◆ What you have to do
Once you have read the entries, copy all of them exactly.

*** Listed entries ***

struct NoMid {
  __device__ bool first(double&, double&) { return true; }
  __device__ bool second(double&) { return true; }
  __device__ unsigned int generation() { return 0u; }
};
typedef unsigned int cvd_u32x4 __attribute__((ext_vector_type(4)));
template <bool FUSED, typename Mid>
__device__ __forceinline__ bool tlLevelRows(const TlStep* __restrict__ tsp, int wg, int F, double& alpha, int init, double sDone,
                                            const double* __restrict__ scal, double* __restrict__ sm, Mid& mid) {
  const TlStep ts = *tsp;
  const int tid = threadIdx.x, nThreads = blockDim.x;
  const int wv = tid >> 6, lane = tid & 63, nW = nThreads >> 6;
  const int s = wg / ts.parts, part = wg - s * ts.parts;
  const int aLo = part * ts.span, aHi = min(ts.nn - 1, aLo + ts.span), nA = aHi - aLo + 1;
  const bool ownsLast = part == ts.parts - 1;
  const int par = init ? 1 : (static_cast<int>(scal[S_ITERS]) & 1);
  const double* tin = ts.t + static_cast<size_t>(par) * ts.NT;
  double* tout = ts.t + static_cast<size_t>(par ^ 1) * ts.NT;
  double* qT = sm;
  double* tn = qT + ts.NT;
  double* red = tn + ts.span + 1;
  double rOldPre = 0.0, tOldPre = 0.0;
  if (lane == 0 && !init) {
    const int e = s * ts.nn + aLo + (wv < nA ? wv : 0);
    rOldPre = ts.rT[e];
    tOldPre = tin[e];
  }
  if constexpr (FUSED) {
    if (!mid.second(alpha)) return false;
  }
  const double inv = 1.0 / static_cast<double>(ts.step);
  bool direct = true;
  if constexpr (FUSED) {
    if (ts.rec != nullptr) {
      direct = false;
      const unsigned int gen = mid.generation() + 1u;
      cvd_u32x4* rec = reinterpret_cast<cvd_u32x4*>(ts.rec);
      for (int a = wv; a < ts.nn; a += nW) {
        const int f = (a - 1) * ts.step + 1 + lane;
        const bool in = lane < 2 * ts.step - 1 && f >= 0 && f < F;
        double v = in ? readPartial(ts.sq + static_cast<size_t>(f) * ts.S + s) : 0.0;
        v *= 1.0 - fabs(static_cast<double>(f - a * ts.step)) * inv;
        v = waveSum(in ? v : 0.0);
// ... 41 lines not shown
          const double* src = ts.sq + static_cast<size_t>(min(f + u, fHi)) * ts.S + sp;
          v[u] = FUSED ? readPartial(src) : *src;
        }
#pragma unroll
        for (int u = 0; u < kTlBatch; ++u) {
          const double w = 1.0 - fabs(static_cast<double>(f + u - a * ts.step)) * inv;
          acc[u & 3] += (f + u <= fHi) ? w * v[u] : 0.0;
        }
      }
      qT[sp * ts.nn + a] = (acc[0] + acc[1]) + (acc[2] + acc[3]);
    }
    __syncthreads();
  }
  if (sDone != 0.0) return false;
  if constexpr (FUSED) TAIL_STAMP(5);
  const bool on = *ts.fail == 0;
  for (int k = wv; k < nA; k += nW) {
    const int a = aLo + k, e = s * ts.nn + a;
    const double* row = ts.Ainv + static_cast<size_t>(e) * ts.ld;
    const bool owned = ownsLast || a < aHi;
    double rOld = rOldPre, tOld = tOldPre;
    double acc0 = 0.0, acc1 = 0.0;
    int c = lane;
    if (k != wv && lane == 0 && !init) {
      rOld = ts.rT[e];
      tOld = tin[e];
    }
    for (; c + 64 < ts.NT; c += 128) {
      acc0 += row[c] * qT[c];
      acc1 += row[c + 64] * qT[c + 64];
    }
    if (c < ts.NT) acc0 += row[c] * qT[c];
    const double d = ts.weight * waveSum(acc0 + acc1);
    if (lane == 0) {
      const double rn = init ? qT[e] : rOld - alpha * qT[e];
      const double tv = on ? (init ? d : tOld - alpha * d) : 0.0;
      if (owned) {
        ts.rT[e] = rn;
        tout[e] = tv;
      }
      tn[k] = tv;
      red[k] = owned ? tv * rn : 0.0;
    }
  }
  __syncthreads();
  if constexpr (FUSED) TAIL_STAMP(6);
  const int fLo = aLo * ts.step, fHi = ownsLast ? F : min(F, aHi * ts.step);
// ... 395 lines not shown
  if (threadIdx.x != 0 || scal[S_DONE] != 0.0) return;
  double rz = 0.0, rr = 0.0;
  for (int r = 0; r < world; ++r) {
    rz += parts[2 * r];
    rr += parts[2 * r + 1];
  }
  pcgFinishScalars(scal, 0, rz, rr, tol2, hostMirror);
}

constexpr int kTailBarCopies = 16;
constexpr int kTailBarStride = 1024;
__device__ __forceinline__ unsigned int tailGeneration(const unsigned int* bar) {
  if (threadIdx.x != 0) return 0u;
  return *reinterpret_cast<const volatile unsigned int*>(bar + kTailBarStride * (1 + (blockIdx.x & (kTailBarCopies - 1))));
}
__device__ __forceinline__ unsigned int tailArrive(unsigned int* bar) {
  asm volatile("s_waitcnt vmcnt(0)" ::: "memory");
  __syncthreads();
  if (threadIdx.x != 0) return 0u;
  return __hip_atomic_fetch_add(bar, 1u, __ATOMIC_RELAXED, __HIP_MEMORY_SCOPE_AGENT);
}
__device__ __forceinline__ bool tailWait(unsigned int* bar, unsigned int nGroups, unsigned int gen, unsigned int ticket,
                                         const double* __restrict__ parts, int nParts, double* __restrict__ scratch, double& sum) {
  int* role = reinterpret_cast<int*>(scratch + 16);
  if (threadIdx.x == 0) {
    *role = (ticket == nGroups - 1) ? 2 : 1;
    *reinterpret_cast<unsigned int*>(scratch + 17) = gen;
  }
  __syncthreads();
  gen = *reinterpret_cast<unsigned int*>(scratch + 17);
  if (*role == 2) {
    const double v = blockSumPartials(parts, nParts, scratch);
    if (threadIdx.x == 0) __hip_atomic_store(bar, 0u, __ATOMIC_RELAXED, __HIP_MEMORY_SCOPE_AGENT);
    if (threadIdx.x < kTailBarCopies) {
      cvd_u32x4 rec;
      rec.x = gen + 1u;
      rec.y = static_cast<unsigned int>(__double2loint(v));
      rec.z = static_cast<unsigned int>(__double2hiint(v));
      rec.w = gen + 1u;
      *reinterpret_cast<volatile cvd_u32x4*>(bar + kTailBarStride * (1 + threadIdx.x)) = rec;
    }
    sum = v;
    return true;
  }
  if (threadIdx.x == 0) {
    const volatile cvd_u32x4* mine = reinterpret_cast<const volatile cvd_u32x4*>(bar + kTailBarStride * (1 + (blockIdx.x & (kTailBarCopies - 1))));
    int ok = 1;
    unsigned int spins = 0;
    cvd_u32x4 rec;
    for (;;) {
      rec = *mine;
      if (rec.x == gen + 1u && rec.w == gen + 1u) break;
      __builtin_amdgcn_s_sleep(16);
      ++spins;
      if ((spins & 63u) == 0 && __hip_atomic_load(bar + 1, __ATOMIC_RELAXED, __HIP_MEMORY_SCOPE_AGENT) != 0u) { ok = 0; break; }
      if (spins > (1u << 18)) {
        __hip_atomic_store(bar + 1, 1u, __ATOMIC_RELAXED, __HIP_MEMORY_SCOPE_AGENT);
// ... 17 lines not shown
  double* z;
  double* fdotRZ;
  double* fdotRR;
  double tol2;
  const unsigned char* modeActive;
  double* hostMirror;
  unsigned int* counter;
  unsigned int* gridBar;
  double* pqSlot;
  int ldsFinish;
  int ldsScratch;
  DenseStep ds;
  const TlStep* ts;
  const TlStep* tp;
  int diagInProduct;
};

*** End of Listed entries ***

◆ Answer below
struct NoMid {
  __device__ bool first(double&, double&) { return true; }
  __device__ bool second(double&) { return true; }
  __device__ unsigned int generation() { return 0u; }
};
typedef unsigned int cvd_u32x4 __attribute__((ext_vector_type(4)));
template <bool FUSED, typename Mid>
__device__ __forceinline__ bool tlLevelRows(const TlStep* __restrict__ tsp, int wg, int F, double& alpha, int init, double sDone,
                                            const double* __restrict__ scal, double* __restrict__ sm, Mid& mid) {
  const TlStep ts = *tsp;
  const int tid = threadIdx.x, nThreads = blockDim.x;
  const int wv = tid >> 6, lane = tid & 63, nW = nThreads >> 6;
  const int s = wg / ts.parts, part = wg - s * ts.parts;
  const int aLo = part * ts.span, aHi = min(ts.nn - 1, aLo + ts.span), nA = aHi - aLo + 1;
  const bool ownsLast = part == ts.parts - 1;
  const int par = init ? 1 : (static_cast<int>(scal[S_ITERS]) & 1);
  const double* tin = ts.t + static_cast<size_t>(par) * ts.NT;
  double* tout = ts.t + static_cast<size_t>(par ^ 1) * ts.NT;
  double* qT = sm;
  double* tn = qT + ts.NT;
  double* red = tn + ts.span + 1;
  double rOldPre = 0.0, tOldPre = 0.0;
  if (lane == 0 && !init) {
    const int e = s * ts.nn + aLo + (wv < nA ? wv : 0);
    rOldPre = ts.rT[e];
    tOldPre = tin[e];
  }
  if constexpr (FUSED) {
    if (!mid.second(alpha)) return false;
  }
  const double inv = 1.0 / static_cast<double>(ts.step);
  bool direct = true;
  if constexpr (FUSED) {
    if (ts.rec != nullptr) {
      direct = false;
      const unsigned int gen = mid.generation() + 1u;
      cvd_u32x4* rec = reinterpret_cast<cvd_u32x4*>(ts.rec);
      for (int a = wv; a < ts.nn; a += nW) {
        const int f = (a - 1) * ts.step + 1 + lane;
        const bool in = lane < 2 * ts.step - 1 && f >= 0 && f < F;
        double v = in ? readPartial(ts.sq + static_cast<size_t>(f) * ts.S + s) : 0.0;
        v *= 1.0 - fabs(static_cast<double>(f - a * ts.step)) * inv;
        v = waveSum(in ? v : 0.0);
// ... 41 lines not shown
          const double* src = ts.sq + static_cast<size_t>(min(f + u, fHi)) * ts.S + sp;
          v[u] = FUSED ? readPartial(src) : *src;
        }
#pragma unroll
        for (int u = 0; u < kTlBatch; ++u) {
          const double w = 1.0 - fabs(static_cast<double>(f + u - a * ts.step)) * inv;
          acc[u & 3] += (f + u <= fHi) ? w * v[u] : 0.0;
        }
      }
      qT[sp * ts.nn + a] = (acc[0] + acc[1]) + (acc[2] + acc[3]);
    }
    __syncthreads();
  }
  if (sDone != 0.0) return false;
  if constexpr (FUSED) TAIL_STAMP(5);
  const bool on = *ts.fail == 0;
  for (int k = wv; k < nA; k += nW) {
    const int a = aLo + k, e = s * ts.nn + a;
    const double* row = ts.Ainv + static_cast<size_t>(e) * ts.ld;
    const bool owned = ownsLast || a < aHi;
    double rOld = rOldPre, tOld = tOldPre;
    double acc0 = 0.0, acc1 = 0.0;
    int c = lane;
    if (k != wv && lane == 0 && !init) {
      rOld = ts.rT[e];
      tOld = tin[e];
    }
    for (; c + 64 < ts.NT; c += 128) {
      acc0 += row[c] * qT[c];
      acc1 += row[c + 64] * qT[c + 64];
    }
    if (c < ts.NT) acc0 += row[c] * qT[c];
    const double d = ts.weight * waveSum(acc0 + acc1);
    if (lane == 0) {
      const double rn = init ? qT[e] : rOld - alpha * qT[e];
      const double tv = on ? (init ? d : tOld - alpha * d) : 0.0;
      if (owned) {
        ts.rT[e] = rn;
        tout[e] = tv;
      }
      tn[k] = tv;
      red[k] = owned ? tv * rn : 0.0;
    }
  }
  __syncthreads();
  if constexpr (FUSED) TAIL_STAMP(6);
  const int fLo = aLo * ts.step, fHi = ownsLast ? F : min(F, aHi * ts.step);
// ... 395 lines not shown
  if (threadIdx.x != 0 || scal[S_DONE] != 0.0) return;
  double rz = 0.0, rr = 0.0;
  for (int r = 0; r < world; ++r) {
    rz += parts[2 * r];
    rr += parts[2 * r + 1];
  }
  pcgFinishScalars(scal, 0, rz, rr, tol2, hostMirror);
}

constexpr int kTailBarCopies = 16;
constexpr int kTailBarStride = 1024;
__device__ __forceinline__ unsigned int tailGeneration(const unsigned int* bar) {
  if (threadIdx.x != 0) return 0u;
  return *reinterpret_cast<const volatile unsigned int*>(bar + kTailBarStride * (1 + (blockIdx.x & (kTailBarCopies - 1))));
}
__device__ __forceinline__ unsigned int tailArrive(unsigned int* bar) {
  asm volatile("s_waitcnt vmcnt(0)" ::: "memory");
  __syncthreads();
  if (threadIdx.x != 0) return 0u;
  return __hip_atomic_fetch_add(bar, 1u, __ATOMIC_RELAXED, __HIP_MEMORY_SCOPE_AGENT);
}
__device__ __forceinline__ bool tailWait(unsigned int* bar, unsigned int nGroups, unsigned int gen, unsigned int ticket,
                                         const double* __restrict__ parts, int nParts, double* __restrict__ scratch, double& sum) {
  int* role = reinterpret_cast<int*>(scratch + 16);
  if (threadIdx.x == 0) {
    *role = (ticket == nGroups - 1) ? 2 : 1;
    *reinterpret_cast<unsigned int*>(scratch + 17) = gen;
  }
  __syncthreads();
  gen = *reinterpret_cast<unsigned int*>(scratch + 17);
  if (*role == 2) {
    const double v = blockSumPartials(parts, nParts, scratch);
    if (threadIdx.x == 0) __hip_atomic_store(bar, 0u, __ATOMIC_RELAXED, __HIP_MEMORY_SCOPE_AGENT);
    if (threadIdx.x < kTailBarCopies) {
      cvd_u32x4 rec;
      rec.x = gen + 1u;
      rec.y = static_cast<unsigned int>(__double2loint(v));
      rec.z = static_cast<unsigned int>(__double2hiint(v));
      rec.w = gen + 1u;
      *reinterpret_cast<volatile cvd_u32x4*>(bar + kTailBarStride * (1 + threadIdx.x)) = rec;
    }
    sum = v;
    return true;
  }
  if (threadIdx.x == 0) {
    const volatile cvd_u32x4* mine = reinterpret_cast<const volatile cvd_u32x4*>(bar + kTailBarStride * (1 + (blockIdx.x & (kTailBarCopies - 1))));
    int ok = 1;
    unsigned int spins = 0;
    cvd_u32x4 rec;
    for (;;) {
      rec = *mine;
      if (rec.x == gen + 1u && rec.w == gen + 1u) break;
      __builtin_amdgcn_s_sleep(16);
      ++spins;
      if ((spins & 63u) == 0 && __hip_atomic_load(bar + 1, __ATOMIC_RELAXED, __HIP_MEMORY_SCOPE_AGENT) != 0u) { ok = 0; break; }
      if (spins > (1u << 18)) {
        __hip_atomic_store(bar + 1, 1u, __ATOMIC_RELAXED, __HIP_MEMORY_SCOPE_AGENT);
// ... 17 lines not shown
  double* z;
  double* fdotRZ;
  double* fdotRR;
  double tol2;
  const unsigned char* modeActive;
  double* hostMirror;
  unsigned int* counter;
  unsigned int* gridBar;
  double* pqSlot;
  int ldsFinish;
  int ldsScratch;
  DenseStep ds;
  const TlStep* ts;
  const TlStep* tp;
  int diagInProduct;
};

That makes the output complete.